Thanks alot, hope i get some replies for what to do and what wiring my be needed.









With regards,
Dilz


----------



## kiwiguy (Aug 17, 2003)

The Sub will have an impedance around 2 - 4 Ohms, it needs a Sub amp. 

That sub amp needs a really beefy 12v supply (20 amps or so) that you might be able to use a spare Computer Power Supply for, suitably modified to run with no 5v load.


----------



## Dilz (Jun 28, 2008)

The impedance on the sub is 4Ohms.
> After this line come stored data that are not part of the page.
int conv_forward(const ConvLayer& L, const __half* in, const __half* residual, __half* out, int B, int H_in, int W_in,
                 int relu, int impl, int num_sms, cudaStream_t stream) {
  ConvParams p{};
  p.B = B; p.H_in = H_in; p.W_in = W_in; p.C_in = L.C_in; p.C_out = L.C_out;
  p.taps_h = L.ksize; p.taps_w = L.ksize; p.stride = L.stride; p.pad = L.ksize / 2;
  p.H_out = (H_in + 2 * p.pad - L.ksize) / L.stride + 1;
  p.W_out = (W_in + 2 * p.pad - L.ksize) / L.stride + 1;
  p.relu = relu; p.bias = L.bias; p.residual = residual; p.out = out;
  p.Ck = (L.C_in >= 64) ? 64 : 32;
  p.swizzle = (p.Ck == 64) ? 128 : 64;
  p.tiles_w = ceil_div(p.W_out, kTileM);
  p.num_tiles = B * p.H_out * p.tiles_w;
  B200_CHECK(L.C_in % p.Ck == 0 && (L.C_out == 32 || L.C_out == 64 || L.C_out == 128 ||
                                    (L.C_out % 256 == 0 && L.C_out <= 1024 && p.Ck == 64)),
             B200_ERR_STATE, "conv %d -> %d channels unsupported", L.C_in, L.C_out);
  const int n_tile = std::min(L.C_out, 256);
  B200_CHECK(impl >= 0 && impl <= 2, B200_ERR_INVALID,
             "conv_impl %d unknown (0 = CUDA cores, 1 = tensor cores, 2 = tensor cores, one weight tap per stage)", impl);

  if (impl == 0) {
    const size_t total = (size_t)B * p.H_out * p.W_out * (L.C_out / 8);
    return launch(conv_simt_kernel, (unsigned)((total + 255) / 256), 256, 0, stream, in, L.w, p);
  }

  const bool rows = impl == 1 && L.ksize == 3 && L.stride == 1 && L.C_in == p.Ck && L.C_out == L.C_in;
  const bool chunk_rows =
      impl == 1 && L.ksize == 3 && L.stride == 1 && L.C_out == L.C_in && (L.C_out == 128 || L.C_out == 256);
  p.a_rows = rows || chunk_rows ? kTileM + kRowHalo : kTileM;
  p.a_tx = p.a_rows * p.Ck * 2;
  p.a_bytes = (p.a_tx + 1023u) & ~1023u;
  size_t smem;
  int ctas = 0;
  if (rows) {
    const int per_sm = L.C_out == 32 ? RowPlan<32>::kCtasPerSm : RowPlan<64>::kCtasPerSm;
    smem = L.C_out == 32 ? RowPlan<32>::kSmem : RowPlan<64>::kSmem;
    ctas = per_sm * num_sms;
    const int strips = B * p.tiles_w;
    const int nbands = std::min(p.H_out, ceil_div(ctas, strips));
    p.band = ceil_div(p.H_out, nbands);
    p.bands = ceil_div(p.H_out, p.band);
    p.num_tiles = strips * p.bands;
  } else if (chunk_rows) {
    p.band = L.C_out == 256 ? ChunkRowPlan<256>::kRows : ChunkRowPlan<128>::kRows;
    p.bands = ceil_div(p.H_out, p.band);
    p.num_tiles = B * p.bands * p.tiles_w;
    smem = L.C_out == 256 ? ChunkRowPlan<256>::kSmem : ChunkRowPlan<128>::kSmem;
    ctas = num_sms;
  } else {
    p.b_bytes = (uint32_t)(n_tile * p.Ck * 2);
    const uint32_t budget = n_tile == 256 ? 200u * 1024 : 100u * 1024;
    p.nstages = std::min(budget / (p.a_bytes + p.b_bytes), 8u);
    B200_CHECK(p.nstages >= 2, B200_ERR_STATE, "conv %d -> %d: shared memory plan too shallow", L.C_in, L.C_out);
    smem = 1024 + 1024 + (size_t)p.nstages * (p.a_bytes + p.b_bytes);
  }
  const CUtensorMapSwizzle swz = p.swizzle == 128 ? CU_TENSOR_MAP_SWIZZLE_128B : CU_TENSOR_MAP_SWIZZLE_64B;
  CUtensorMap tmA, tmB;
  int rc;
  {
    const cuuint64_t dims[4] = {(cuuint64_t)L.C_in, (cuuint64_t)W_in, (cuuint64_t)H_in, (cuuint64_t)B};
    const cuuint64_t strides[3] = {(cuuint64_t)L.C_in * 2, (cuuint64_t)W_in * L.C_in * 2,
                                   (cuuint64_t)H_in * W_in * L.C_in * 2};
    const cuuint32_t box[4] = {(cuuint32_t)p.Ck, (cuuint32_t)(p.a_rows * L.stride), 1, 1};
    const cuuint32_t estr[4] = {1, (cuuint32_t)L.stride, 1, 1};
    if ((rc = encode_f16_map(&tmA, 4, in, dims, strides, box, estr, swz, "A"))) return rc;
  }
  {
    const cuuint64_t dims[3] = {(cuuint64_t)L.C_in, (cuuint64_t)L.C_out, (cuuint64_t)(L.ksize * L.ksize)};
    const cuuint64_t strides[2] = {(cuuint64_t)L.C_in * 2, (cuuint64_t)L.C_out * L.C_in * 2};
    const cuuint32_t box[3] = {(cuuint32_t)p.Ck, (cuuint32_t)n_tile, rows ? 3u : 1u};
    if ((rc = encode_f16_map(&tmB, 3, L.w, dims, strides, box, nullptr, swz, "B"))) return rc;
  }
  if (rows) {
    CUtensorMap tmR{}, tmO;
    const cuuint64_t dims[4] = {(cuuint64_t)L.C_out, (cuuint64_t)p.W_out, (cuuint64_t)p.H_out, (cuuint64_t)B};
    const cuuint64_t strides[3] = {(cuuint64_t)L.C_out * 2, (cuuint64_t)p.W_out * L.C_out * 2,
                                   (cuuint64_t)p.H_out * p.W_out * L.C_out * 2};
    const cuuint32_t box[4] = {(cuuint32_t)L.C_out, (cuuint32_t)kTileM, 1, 1};
    if (residual && (rc = encode_f16_map(&tmR, 4, residual, dims, strides, box, nullptr, swz, "residual"))) return rc;
    if ((rc = encode_f16_map(&tmO, 4, out, dims, strides, box, nullptr, swz, "out"))) return rc;
    auto kernel = p.Ck == 32 ? conv_row_kernel<32, 32> : conv_row_kernel<64, 64>;
    return launch(kernel, (unsigned)std::min(p.num_tiles, ctas), kWgThreads, smem, stream, tmA, tmB, tmR, tmO, p);
  }
  const dim3 grid((unsigned)(ctas ? std::min(p.num_tiles, ctas) : p.num_tiles), (unsigned)(L.C_out / n_tile));
  auto run = [&](auto kernel) { return launch(kernel, grid, kWgThreads, smem, stream, tmA, tmB, p); };
  if (chunk_rows) return L.C_out == 256 ? run(conv_chunk_row_kernel<256>) : run(conv_chunk_row_kernel<128>);
  if (p.Ck == 32) {
    switch (L.C_out) {
      case 32: return run(conv_tc_kernel<32, 32>);
      case 64: return run(conv_tc_kernel<64, 32>);
      default: return run(conv_tc_kernel<128, 32>);
    }
  }
  switch (L.C_out) {
    case 32: return run(conv_tc_kernel<32, 64>);
    case 64: return run(conv_tc_kernel<64, 64>);
    case 128: return run(conv_tc_kernel<128, 64>);
    case 256: return run(conv_tc_kernel<256, 64>);
    default: return run(conv_tc_kernel<256, 64, true>);
  }
}
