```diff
+                for (int c = 0; c < NBLK; ++c) {
+                    const int diff = lb[(size_t)c] - la[(size_t)c];
+                    if (diff == 0) continue;
+                    const int lu = L[(size_t)u * NBLK + c], lv = L[(size_t)v * NBLK + c];
+                    d_crit += std::max(max_without(c, u, v), std::max(lu + diff, lv - diff)) - top[(size_t)c * 3];
+                    d_sq += (long long)(lu + diff) * (lu + diff) + (long long)(lv - diff) * (lv - diff) - (long long)lu * lu - (long long)lv * lv;
+                }
+                if (d_crit > 0 || (d_crit == 0 && d_sq >= 0)) continue;
+                for (int c = 0; c < NBLK; ++c) {
+                    const int diff = lb[(size_t)c] - la[(size_t)c];
+                    L[(size_t)u * NBLK + c] += diff;
+                    L[(size_t)v * NBLK + c] -= diff;
+                }
+                wave_of[(size_t)ga] = v;
+                wave_of[(size_t)gb] = u;
+                refresh_top();
+                moved = 1;
+            }
+    }
     std::vector<std::vector<int>> of_wave((size_t)NW);
-    std::vector<int> load((size_t)NW, 0);
-    for (int gi : gorder) {
-        int best = -1;
-        for (int w = 0; w < NW; ++w)
-            if ((int)of_wave[(size_t)w].size() < JW && (best < 0 || load[(size_t)w] < load[(size_t)best])) best = w;
-        of_wave[(size_t)best].push_back(gi);
-        load[(size_t)best] += groups[(size_t)gi].cost;
-    }
+    for (int gi : gorder) of_wave[(size_t)wave_of[(size_t)gi]].push_back(gi);
+    for (int c = 0; c < NBLK; ++c) p.crit_steps += top[(size_t)c * 3];
 
     p.slot_bucket.assign((size_t)n_groups * 4, -1);
     p.len.assign((size_t)NW * NBLK * JW, 0);
diff --git a/flashdeconv_amd/csrc/tile_plan.h b/flashdeconv_amd/csrc/tile_plan.h
--- a/flashdeconv_amd/csrc/tile_plan.h
+++ b/flashdeconv_amd/csrc/tile_plan.h
@@ -8,6 +8,7 @@
     int NE = 0;
     int steps = 0;
     int max_wave_steps = 0;
+    int crit_steps = 0;
     int jw_used = 0;
     std::vector<int> slot_bucket;
     std::vector<unsigned char> len;
```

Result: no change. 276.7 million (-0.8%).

Correct me if i am wrong but what your saying is buy a sub amp and then modify a CPS to power the amp?

I may have a spare power supply but how much will this car amp cost me exactly? is there a cheaper way around this?


----------



## kiwiguy (Aug 17, 2003)

You need a sub amp to drive the 4 Ohm speaker. No way round it.

You need a very meaty AC Mains to 12v supply to power the sub, typically 20 anps at 12v, fully regulated. No way round that.

It will not be cheap.


----------



## cwwozniak (Nov 29, 2005)

You could consider getting a home stereo amplifier whose outputs can be bridged for a higher power mono output to the sub-woofer. They are directly powered from the AC mains. They will not be cheap either.


----------



## Soundy (Feb 17, 2006)

Dilz said:


> My friend has managed to hood up a 1200watt car sub to his stereo to his laptop and i though i will try do soemthing similar myself as most of my mates know alot about cars and wiring subs and so and i know very little.
> 
> I had some spare cash and i purchased a: Mutant MT-1205 - 12" Subwoofer of the net. It came through today
> 
> ...


This will ONLY work with an amp for the sub. You could wire it directly to the output of your sound card but you'll get barely a squeak out of it.



> I hope there is some way to do this as i am trying to do a little project for myself, i will probs not use this sub to the max but i just want to wire this and see it work
> 
> 
> 
> ...


To just do it "as a project" is fine, but realize that it's going to cost you more than just the sub - as others have noted, it will need an amp, and if it's a car-audio amp, that will need a power supply.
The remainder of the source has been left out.